In patients with coronary artery disease (CAD), guidelines recommend daily low-dose aspirin (ASA) and/or P2Y12 inhibitors for long-term maintenance. However, patients may also be indicated to receive oral anticoagulants (OAC) long-term, raising important questions about safety and effectiveness of combination OAC/antiplatelet regimens. This research aims to assess real-world effectiveness and safety in patients with CAD receiving OAC with or without ASA. This retrospective cohort study used medical and pharmacy claims data linked to electronic health record (EHR) data at an integrated delivery network (IDN) in Texas between January 2014 and December 2019. Patients were followed up to 12 months after their index date, defined as the date of their first OAC claim.

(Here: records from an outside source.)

__global__ void __launch_bounds__(256) ec_marshal_fold_kernel(MarshalFoldArgs a) {
  const uint32_t lane = threadIdx.x & 63u;
  const uint32_t r = blockIdx.x * 4u + __builtin_amdgcn_readfirstlane(threadIdx.x >> 6);
  if (r >= a.n) return;
  const MarshalRec rc = a.recs[r];
  const uint32_t P0 = rc.H + uint32_t(tfscrc::kFileInfoSize), P1 = rc.P1;
  const uint32_t t0 = P0 >> 12, tl = (P1 - 1u) >> 12;
  const uint32_t nc = tl - t0;
  uint32_t c = 0;
  if (nc) {
    const uint32_t* cont = a.cont + size_t(a.rec_member[r]) * a.ntiles;
    const uint32_t R = (nc + 63u) / 64u;
    const uint32_t b = min(t0 + lane * R, tl), e = min(b + R, tl);
    const uint32_t x4k = a.pow_tile[1];
    for (uint32_t t = b; t < e; ++t) c = rd_multmodp(x4k, c) ^ cont[t];
    c = rd_multmodp(a.pow_tile[tl - e], c);
#pragma unroll
    for (int m = 32; m >= 1; m >>= 1) c ^= __shfl_xor(c, m, 64);
  }
  if (lane == 0) {
    const uint32_t v = rd_multmodp(a.tab->xpow[kMarshalPowBias + int32_t(P1 - (tl << 12))], c) ^ a.tail[r];
    const uint32_t* h = a.hdr + size_t(r) * kMarshalHdrWords;
    const int32_t size = int32_t(P1 - rc.H);
    int32_t status = tfscrc::kSuccess;
    if (h[0] != rc.id_lo || h[1] != rc.id_hi) status = tfscrc::kExitFileInfoError;
    else if (int32_t(h[3]) != size) status = tfscrc::kExitSyncFileError;
    else if (h[8] != v) status = tfscrc::kExitCheckCrcError;
    a.out_crc[r] = v;
    a.out_status[r] = status;
  }
}

hipError_t launch_ec_marshal_fold(const MarshalFoldArgs& a, hipStream_t stream) {
  if (a.n == 0) return hipSuccess;
  hipLaunchKernelGGL(ec_marshal_fold_kernel, dim3((a.n + 3u) / 4u), dim3(256), 0, stream, a);
  return hipGetLastError();
}

struct ReinstateWalk {
  const uint32_t* sl;
  const uint32_t* stp;
  uint32_t T, tile_lo, tile_hi, q0, ntiles;
  int32_t dl;
  int lane;
};

template <bool QREC = false>
__device__ __forceinline__ void reinstate_walk(const u32x2 (&pc)[8], const ReinstateWalk& w, uint32_t slot, uint32_t rend,
                                               const MarshalTables* __restrict__ tab, const MarshalRec* __restrict__ recs,
                                               const uint32_t* __restrict__ first, uint32_t* cont, uint32_t* tail,
                                               uint8_t* hdr8) {
  const uint32_t tile_lo = w.tile_lo, tile_hi = w.tile_hi;
  for (uint32_t r = __builtin_amdgcn_readfirstlane(first[size_t(slot) * w.ntiles + w.T]); r < rend; ++r) {
    const uint32_t H = __builtin_amdgcn_readfirstlane(recs[r].H);
    const uint32_t P1 = __builtin_amdgcn_readfirstlane(recs[r].P1);
    if (H >= tile_hi) break;
    const uint32_t P0 = H + uint32_t(tfscrc::kFileInfoSize);
    const uint32_t live = 0u - uint32_t(P1 > tile_lo);
    const uint32_t q0 = QREC ? w.q0 + ~live : w.q0;
    if (P0 > tile_lo) {
#pragma unroll
      for (int c = 0; c < 8; ++c) {
        const uint32_t q = q0 + 128u * c;
        if (q + 8u > H && q < P0) {
          const uint64_t v = uint64_t(pc[c].x & live) | (uint64_t(pc[c].y & live) << 32);
#pragma unroll
          for (int b = 0; b < 8; ++b) {
            const uint32_t p = q + uint32_t(b) - H;
            if (p < uint32_t(tfscrc::kFileInfoSize)) hdr8[size_t(r) * (4u * kMarshalHdrWords) + p] = uint8_t(v >> (8 * b));
          }
        }
      }
    }
    if (P0 >= tile_hi) continue;
    uint32_t crc = 0;
    if (P0 <= tile_lo && P1 >= tile_hi) {
#pragma unroll
      for (int c = 0; c < 8; ++c) {
        const uint32_t piece = rd_slice4(w.sl, rd_slice4(w.sl, pc[c].x & live) ^ (pc[c].y & live));
        crc = c == 0 ? piece : rd_lut4(w.stp, crc) ^ piece;
      }
    } else {
#pragma unroll
      for (int c = 0; c < 8; ++c) {
        const uint32_t q = q0 + 128u * c;
        uint32_t lo = pc[c].x & live, hi = pc[c].y & live;
        const int64_t sk = int64_t(P0) - int64_t(q), ek = int64_t(P1) - int64_t(q);
        if (sk > 0 || ek < 8) {
          const uint64_t mk = ek <= sk ? 0ull : rd_low_bytes(ek) & ~rd_low_bytes(sk);
          lo &= uint32_t(mk);
          hi &= uint32_t(mk >> 32);
        }
        const uint32_t piece = rd_slice4(w.sl, rd_slice4(w.sl, lo) ^ hi);
        crc = c == 0 ? piece : rd_lut4(w.stp, crc) ^ piece;
      }
    }
    const bool on = P1 > tile_hi;
    const int32_t pad = P1 >= tile_hi ? 0 : int32_t(tile_hi - P1);
    crc = rd_multmodp(tab->xpow[kMarshalPowBias + w.dl - pad], crc);
#pragma unroll
    for (int m = 32; m >= 1; m >>= 1) crc ^= __shfl_xor(crc, m, 64);
    if (w.lane == 0) {
      if (on) cont[size_t(slot) * w.ntiles + w.T] = crc;
      else tail[r] = crc;
    }
  }
}
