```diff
@@ -837,7 +841,9 @@
         if (kk >= A.n_chunks) {
             static_assert(SIFT_NCTR == 64, "one lane per counter");
             if (dry < 2 * SIFT_NCTR) {
-                const uint32_t seen = __hip_atomic_load(&A.counter[lane * 16], __ATOMIC_RELAXED, __HIP_MEMORY_SCOPE_AGENT);
+                int lane_c = lane;
+                asm volatile("" : "+v"(lane_c));
+                const uint32_t seen = __hip_atomic_load(&A.counter[lane_c * 16], __ATOMIC_RELAXED, __HIP_MEMORY_SCOPE_AGENT);
                 const long long left = (long long)A.n_chunks - lane;
                 const unsigned long long open = sd_ballot(left > 0 && (long long)seen < (left + SIFT_NCTR - 1) / SIFT_NCTR);
                 if (!open) break;
```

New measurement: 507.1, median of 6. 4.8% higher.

Inclusion criteria were: (1) age ≥18 years, (2) stable CAD (diagnosed or ≥6 months post-coronary revascularization procedure), (3) IDN health plan continuous enrollment ≥6 months pre-index and ≥12 months post-index, (4) proportion of days covered by OAC ≥80% for the first 6 months post-index, and (5) no P2Y12 inhibitors post-index. Patients were grouped by ASA use from outpatient EHR data. Major adverse cardiovascular events (MACE: cardiovascular-related death, non-fatal stroke, and non-fatal MI) were measured for effectiveness, and major bleeding events were measured for safety. 418 patients (n=297, OAC-only; n=121, OAC/ASA) met study criteria with mean (SD) age 75.8 (9.7) years. Overall, patients were primarily white (68.4%), male (59.3%), and insured through Medicare (71.1%). Direct OACs were more common than warfarin (67.7% vs. 32.3%). In the OAC-only and OAC/ASA groups, MACE occurred in four (1.3%) and one (0.8%, P=NS) patient(s), respectively, whereas thirteen (4.4%) and six (5.0%, P=NS) patients, respectively, experienced major bleeding events. Rates of MACE and major bleeding events in this real-world study were low compared to similar randomized controlled trials. Additional larger, randomized studies are needed to compare safety and effectiveness.